Multi-Cloud Active Archive and Protection
Mike: Yeah. And so, in that way of going in and carving pieces out of it, you’ve got a couple of clever technologies, right? So you’ve got some things we talked about earlier. I think we talked about pruning is what this whole thing was called, right? And, you so, if somebody says, “Give me all the documents in this dataset,” you don’t necessarily deliver the metadata pointers to each of the objects in that dataset directly, right? Because that gives them a static thing and it’s almost like you can’t garbage collect it underneath. What you do is you give them some metadata pointer that you can go back and still prune back within that, live and dynamically. Maybe you can explain a little bit more about that.
Rod: So with pruning, pruning is actually some of the secret sauce in here. It really is. And it’s actually pretty complicated to map out.
Mike: Well, we only have a couple more minutes, Rod.
Rod: I know, I know. But the thing is that what pruning does is that it only keeps the data as long as it needs to be kept. Let’s say that you have a retention period set for two years. Anything beyond that two years will automatically be removed from the system so you no longer need it. Unless that is being held or referenced by something else further down the line that, say eight, six months ago, it will actually keep that data until that secondary document that relies on that data actually expires, and then it can get rid of the whole thing. So that’s how the pruning in the data management works. I have a white paper on it and it’s like how many pages? Three, four pages long that explains it. It’s pretty technical though. As a warning!
Mike: Tell us where we could find that paper.
Rod: It’s on aparavi.com.
Multi-Cloud Active Archive Defined
Mike: aparavi.com. Great. And I should point out that Aparavi is, at first level, a SaaS service and works on whatever targets you want across the board so people can get up and start pretty quickly with it, right?
Rod: Yup, absolutely. Onboarding is very simple.
Mike: Awesome. There’s a whole bunch of more technologies that I would love to get into. You’ve got some snapshotting discussion that we got into. We got into some things about data analytics and about the storage analytics and about the open data format. So tons more things to really dive in as you guys are uniquely packaging together into what I think is really one of the smartest assemblages of backup and archive software for the cloud. I mean, it just really puts it together in one piece. So, kudos to you guys for that.
Rod: Thank you very much. I appreciate it.

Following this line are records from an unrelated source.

__global__ __launch_bounds__(kBlock) void retrim_kernel(TailList L, TailReads R, uint32_t promote, uint32_t round,
                                                        uint32_t* dropped, const uint32_t* gate) {
    if (gate && *gate == 0) return;
    const uint32_t k = blockIdx.x * kBlock + threadIdx.x;
// ... 182 lines not shown
                                                                    const uint32_t* __restrict__ base0,
                                                                    const uint32_t* __restrict__ base1) {
    const uint32_t k = blockIdx.x * kBlock + threadIdx.x;
    if (k >= L.n) return;
    const uint8_t st = L.state[k];
    if (st == 0) return;
    const uint8_t t = L.type[k];
    bool drop = t == kTypeA || t == kTypeB;
    if (st == 2 && !drop) {
        const uint32_t a = L.a[k], b = L.b[k];
        drop = gone_before_second_scan(alive, base0, a) || gone_before_second_scan(alive, base0, b) || base1[a] < k || base1[b] < k;
    }
    if (drop) L.state[k] = 0;
}

__global__ __launch_bounds__(kBlock) void tail_contain_kill_kernel(TailKillers K, uint32_t n_items, uint8_t* alive) {
    const uint32_t n0 = K.count[0], n1 = K.count[1];
    for (uint32_t i = blockIdx.x * kBlock + threadIdx.x; i < n0 + n1; i += gridDim.x * kBlock) {
        const uint32_t target = K.target[i < n0 ? i : n_items - 1u - (i - n0)];
        if (K.base[0][target] != kInf || K.base[1][target] != kInf) alive[target] = 0;
    }
}

__global__ __launch_bounds__(kBlock) void tail_init_kernel(uint8_t* state, uint8_t* round, uint32_t n0, uint32_t m,
                                                           uint8_t* dirty, uint32_t* n_pits0, const uint32_t* n_pits,
                                                           uint32_t n_reads, uint32_t* base2, uint8_t* mark2, uint32_t* map, uint32_t* zero22) {
    const uint32_t k = blockIdx.x * kBlock + threadIdx.x;
    if (k < 22) zero22[k] = 0;
    if (k < n_reads) {
        base2[k] = kInf; base2[n_reads + k] = kInf; map[k] = kInf;
        mark2[k] = 0; mark2[n_reads + k] = 0;
    }
    if (k < m) {
        state[k] = k < n0 ? 1 : 2;
        round[k] = 0;
    }
    if (k < n_reads) {
        dirty[k] = 0;
        n_pits0[k] = n_pits[k];
    }
}

struct RankPass {
    const uint8_t* alive;
    uint32_t* rank;
    uint32_t* alive_reads;
// ... 72 lines not shown
    __device__ void total(uint64_t sum) const { out[n] = (uint32_t)sum; }
};

struct PairOffsetsPass {
    const uint32_t *in0, *in1;
    uint32_t *out0, *out1, *totals;
    uint32_t n;
    __device__ uint64_t value(uint32_t i) const { return (uint64_t)in0[i] | (uint64_t)in1[i] << 31; }
    __device__ void place(uint32_t i, uint64_t, uint64_t before) const {
        out0[i] = (uint32_t)(before & 0x7FFFFFFFull);
        out1[i] = (uint32_t)(before >> 31);
    }
    __device__ void total(uint64_t sum) const {
        out0[n] = totals[0] = (uint32_t)(sum & 0x7FFFFFFFull);
        out1[n] = totals[1] = (uint32_t)(sum >> 31);
    }
};

}
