# bobochow/adapt-image-models

Measured on AMD Instinct MI355X. Metric: clips/sec (8-frame 224^2 ViT-B/16 AIM fwd+bwd), higher is better.
Workload: dtype bf16; 1 GPU; BASELINE configs[1]: ViT-B/16 + AIM adapters, 8 frames 224^2, 64 clips/GPU, K400-shaped synthetic clips (400 random labels), fwd+bwd+AdamW; global_batch=64, frames=8, parallelism=dp1

## Files before the change

adapt-image-models_amd/backbone.py:

```python
import logging
import os
from collections import OrderedDict
from typing import Dict, List, Optional

import torch
from torch import nn

from . import ops
from .registry import BACKBONES

BF16, F32 = torch.bfloat16, torch.float32
_LOG = logging.getLogger("aim_amd")


def get_root_logger():
    return _LOG


class Adapter(nn.Module):

    def __init__(self, D_features: int, mlp_ratio: float = 0.25, skip_connect: bool = True):
        super().__init__()
        self.skip_connect = skip_connect
        hidden = int(D_features * mlp_ratio)
# ... 494 lines not shown
        ctx = dict(top=True, mean1c=mean1.view(BT, N)[:, 0].contiguous(), rstd1c=rstd1.view(BT, N)[:, 0].contiguous())
    elif save:
        ctx = {}
    if save:
        ctx.update(x=x, mean1=mean1, rstd1=rstd1, qkv=qkv, probs=probs, ta=ta, t_pre=t_pre, t_h=t_h, lam=lam,
                   oml=oml, ao=ao, lse=lse, sin=sin, s_pre=s_pre, s_h=s_h, x1=x1, mean2=mean2, rstd2=rstd2, xn=xn,
                   hcat_pre=hcat_pre, a_s=a_s, dms1=dms1, dms2=dms2)
    return x2, ctx


def _mlp_adapter_forward(x1, fz: _Frozen, dms2, N, save: bool, small_tile: bool = False):
    dev = x1.device
    M, D = x1.shape
    r, H4 = fz.r, 4 * D
    xn = _empty((M, D), BF16, dev)
    mean2, rstd2 = _empty((M,), F32, dev), _empty((M,), F32, dev)
    ops.layernorm_fwd(x1, fz.g2, fz.b2, M, D, D, y_bf16=xn, mean=mean2, rstd=rstd2)
    frag = _AUX_FRAG and M >= 1024 and not small_tile
    if frag:
        hcat_pre = ops.frag_buffer(M, H4 + r, dev) if save else None
    else:
        hcat_pre = _empty((M, H4 + r), BF16, dev) if (save or M < 1024 or small_tile) else None
    hcat = _empty((M, H4 + r), BF16, dev)
    ops.gemm(xn, fz.Wcat1, ops.EPI_ACT, hcat, bias=fz.bcat1, out2=hcat_pre, act=ops.ACT_QGELU, n_split=H4,
             act2=ops.ACT_GELU, at=dms2, ntok=N, aux_grad=_AUX_GRAD, aux_frag=frag and hcat_pre is not None,
             small_tile=small_tile)
    x2 = _empty((M, D), F32, dev)
    ops.gemm(hcat, fz.Wcat2, ops.EPI_F32, x2, bias=fz.bpr, resid=x1, vec=fz.b2row, ldv=0, bt=dms2, ntok=N, small_tile=small_tile)
    a_s = hcat[:, H4:] if save else None
    return x2, xn, mean2, rstd2, hcat_pre, a_s


def _mlp_adapter_backward(dyb, x_in, mean2, rstd2, xn, hcat_pre, a_s, dms2, fz: _Frozen, gm, N, fsum=None,
                          small_tile: bool = False):
    dev = dyb.device
    M, D = dyb.shape
    r, H4 = fz.r, 4 * D
    big_later: list = []
    if _DETACH_BIG:
        big_later.append(lambda: ops.wgrad(dyb, a_s, gm["D_fc2.weight"], gm["D_fc2.bias"], at=dms2, ntok=N))
    else:
        ops.wgrad(dyb, a_s, gm["D_fc2.weight"], gm["D_fc2.bias"], at=dms2, ntok=N)
    dcat = _empty((M, H4 + r), BF16, dev)
    ops.gemm(dyb, fz.WcatT2, ops.EPI_DACT, dcat, aux=hcat_pre, act=ops.ACT_QGELU, n_split=H4, act2=ops.ACT_GELU,
             at=dms2, ntok=N, aux_grad=_AUX_GRAD, aux_frag=_AUX_FRAG and dyb.shape[0] >= 1024 and not small_tile,
             reserve_cus=_DP_RESERVE, small_tile=small_tile)
    if _DETACH_BIG:
        big_later.append(lambda: ops.wgrad(dcat[:, H4:], xn, gm["D_fc1.weight"], gm["D_fc1.bias"]))
    else:
        ops.wgrad(dcat[:, H4:], xn, gm["D_fc1.weight"], gm["D_fc1.bias"])
    dxn = _empty((M, D), BF16, dev)
    ops.gemm(dcat, fz.WcatT1, ops.EPI_BF16, dxn, reserve_cus=_DP_RESERVE, small_tile=small_tile)
    dxb = _empty((M, D), BF16, dev)
    if fsum is not None:
        ops.layernorm_bwd_fsum(dxn, x_in, fz.g2, mean2, rstd2, dyb, dxb, fsum[0], fsum[1], M // N, N, D)
    else:
        ops.layernorm_bwd(dxn, x_in, fz.g2, mean2, rstd2, M, D, lddy=D, ldx=D, lddx=D, dres=dyb, dx_bf16=dxb)
    return dxb, big_later


def _adapter_bwd_small(dout_bf, ad: _AdapterW, a_in, pre, h, grads, rows, r, D, ar: _Arena, need_dx_bf16: bool, later: list):
    later.append(lambda: ops.wgrad(dout_bf, h, grads["D_fc2.weight"], grads["D_fc2.bias"]))
    dpre = ar.take((rows, r), BF16)
    ops.gemm(dout_bf, ad.W2T, ops.EPI_DACT, dpre, aux=pre, act=ops.ACT_GELU, aux_grad=_AUX_GRAD)
    later.append(lambda: ops.wgrad(dpre, a_in, grads["D_fc1.weight"], grads["D_fc1.bias"]))
    din = ar.take((rows, D), BF16 if need_dx_bf16 else F32)
    ops.gemm(dpre, ad.W1T, ops.EPI_BF16 if need_dx_bf16 else ops.EPI_F32, din)
    return din


def _block_backward(dyb, c, fz: _Frozen, adp: Dict[str, _AdapterW], grads, B, T, N, H, keep: Optional[list] = None):
    dev = dyb.device
    D = dyb.shape[1]
    BT = B * T
    M = BT * N
    r, H4 = fz.r, 4 * D
    top = bool(c.get("top"))
    fsum_in_ln = _FSUM_IN_LN and not top
    fpart = _empty((BT, ops.LN_FSUM_GROUPS, D), F32, dev) if fsum_in_ln else None
    if top:
        dx1b, big_later = _mlp_adapter_backward(dyb, c["x1"], c["mean2"], c["rstd2"], c["xn"], c["hcat_pre"], c["a_s"],
                                                c["dms2"][:1], fz, grads["MLP_Adapter"], 1, small_tile=True)
    else:
        dx1b, big_later = _mlp_adapter_backward(dyb, c["x1"], c["mean2"], c["rstd2"], c["xn"], c["hcat_pre"], c["a_s"], c["dms2"],
                                                fz, grads["MLP_Adapter"], N, fsum=(c["dms1"], fpart) if fsum_in_ln else None)
    later: list = big_later
    ar = _Arena(dev, 48 * BT * D + (1 << 16))
    with _Fork(dev, "bwd") as fork:
        dsv = ar.take((BT, D), F32)
        if fsum_in_ln:
            ops.frame_sum(fpart, None, dsv, BT, ops.LN_FSUM_GROUPS, D)
        elif top:
            ops.frame_sum(dx1b, c["dms1"][:1], dsv, BT, 1, D)
        else:
            ops.frame_sum(dx1b, c["dms1"], dsv, BT, N, D)
        dsv_b = ar.take((BT, D), BF16)
        ops.cast_bf16(dsv, dsv_b)
        dsin = _adapter_bwd_small(dsv_b, adp["S_Adapter"], c["sin"], c["s_pre"], c["s_h"], grads["S_Adapter"], BT, r,
                                  D, ar, need_dx_bf16=False, later=later)
        dcrs = ar.take((BT, D), BF16)
        ops.scale_rows(dsin, c["lam"], y=dcrs)
        dvx = ar.take((BT, D), BF16)
        ops.gemm(dcrs, fz.WoT, ops.EPI_BF16, dvx)
        dxt = ar.take((BT, D), BF16)
        ops.gemm(dvx, fz.WqkvT[:, 2 * D:], ops.EPI_BF16, dxt)
        dta = _adapter_bwd_small(dxt, adp["T_Adapter"], c["ta"], c["t_pre"], c["t_h"], grads["T_Adapter"], BT, r, D,
                                 ar, need_dx_bf16=True, later=later)
        dot = ar.take((BT, D), BF16)
        ops.gemm(dta, fz.WoT, ops.EPI_BF16, dot)
        if _LATE_JOIN:
            dqkv_cls = ar.take((BT, 3 * D), BF16)
            ops.cls_attn_bwd(c["qkv"], c["probs"], dot, dqkv_cls, B, T, N, H, compact=True)
            dxl_cls = ar.take((BT, D), F32)
            ops.gemm(dqkv_cls, fz.WqkvT, ops.EPI_F32, dxl_cls)
    if keep is None:
        keep = []
        fork.run_detached(later, keep)
        _Fork.join_detached(dev)
    else:
        fork.run_detached(later, keep)
    dqkv = _empty((M, 3 * D), BF16, dev)
    if top:
        dao = _empty((BT, D), BF16, dev)
        ops.gemm(dx1b, fz.WoT, ops.EPI_BF16, dao, af=c["oml"], ntok=1, small_tile=True)
        ops.attn_bwd_cls(c["qkv"], c["ao"], dao, c["lse"], dqkv, BT, N, H)
    else:
        dao = _empty((M, D), BF16, dev)
        ops.gemm(dx1b, fz.WoT, ops.EPI_BF16, dao, af=c["oml"], ntok=N, reserve_cus=_DP_RESERVE)
        delta = _empty((BT, H, N), F32, dev)
        ops.attn_bwd(c["qkv"], c["ao"], dao, c["lse"], delta, dqkv, BT, N, H)
    del dao
    if not _LATE_JOIN:
        fork.join()
        ops.cls_attn_bwd(c["qkv"], c["probs"], dot, dqkv, B, T, N, H)
    dxl = _empty((M, D), BF16, dev)
    ops.gemm(dqkv, fz.WqkvT, ops.EPI_BF16, dxl, reserve_cus=_DP_RESERVE)
    del dqkv
    if _LATE_JOIN:
        fork.join()
        ops.add_rows(dxl, N * D, dxl_cls)
    dxb = _empty((M, D), BF16, dev)
    if top:
        ops.layernorm_bwd(dxl, c["x"], fz.g1, c["mean1"], c["rstd1"], M, D, lddy=D, ldx=D, lddx=D, dx_bf16=dxb)
        ops.layernorm_bwd(dxl, c["x"], fz.g1, c["mean1c"], c["rstd1c"], BT, D, lddy=N * D, ldx=N * D, lddx=N * D, dres=dx1b,
                          lddres=D, dx_bf16=dxb)
    else:
        ops.layernorm_bwd(dxl, c["x"], fz.g1, c["mean1"], c["rstd1"], M, D, lddy=D, ldx=D, lddx=D, dres=dx1b, dx_bf16=dxb)
# ... 397 lines not shown
```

Mike: And again, that’s Aparavi. Check it out. I think we don’t have too much more time. Do you have any final thoughts?
Rod: Not for me.
Mike: Well, thank you for being here Rod. Hopefully, we can do this again and dive into some of those other topics in some deeper episodes. Thanks for attending today. Check it out. There’s lots going on in the file backup, archive, data management space. And I’m sure we’re gonna hear more about Aparavi as they roll out yet some more features going forward. They’re just getting started. I’m Mike Matchett with Small World Big Data. Thanks for being here, Rod.
Rod: Thank you, Mike.
Mike: Thanks for watching and come back soon. Bye.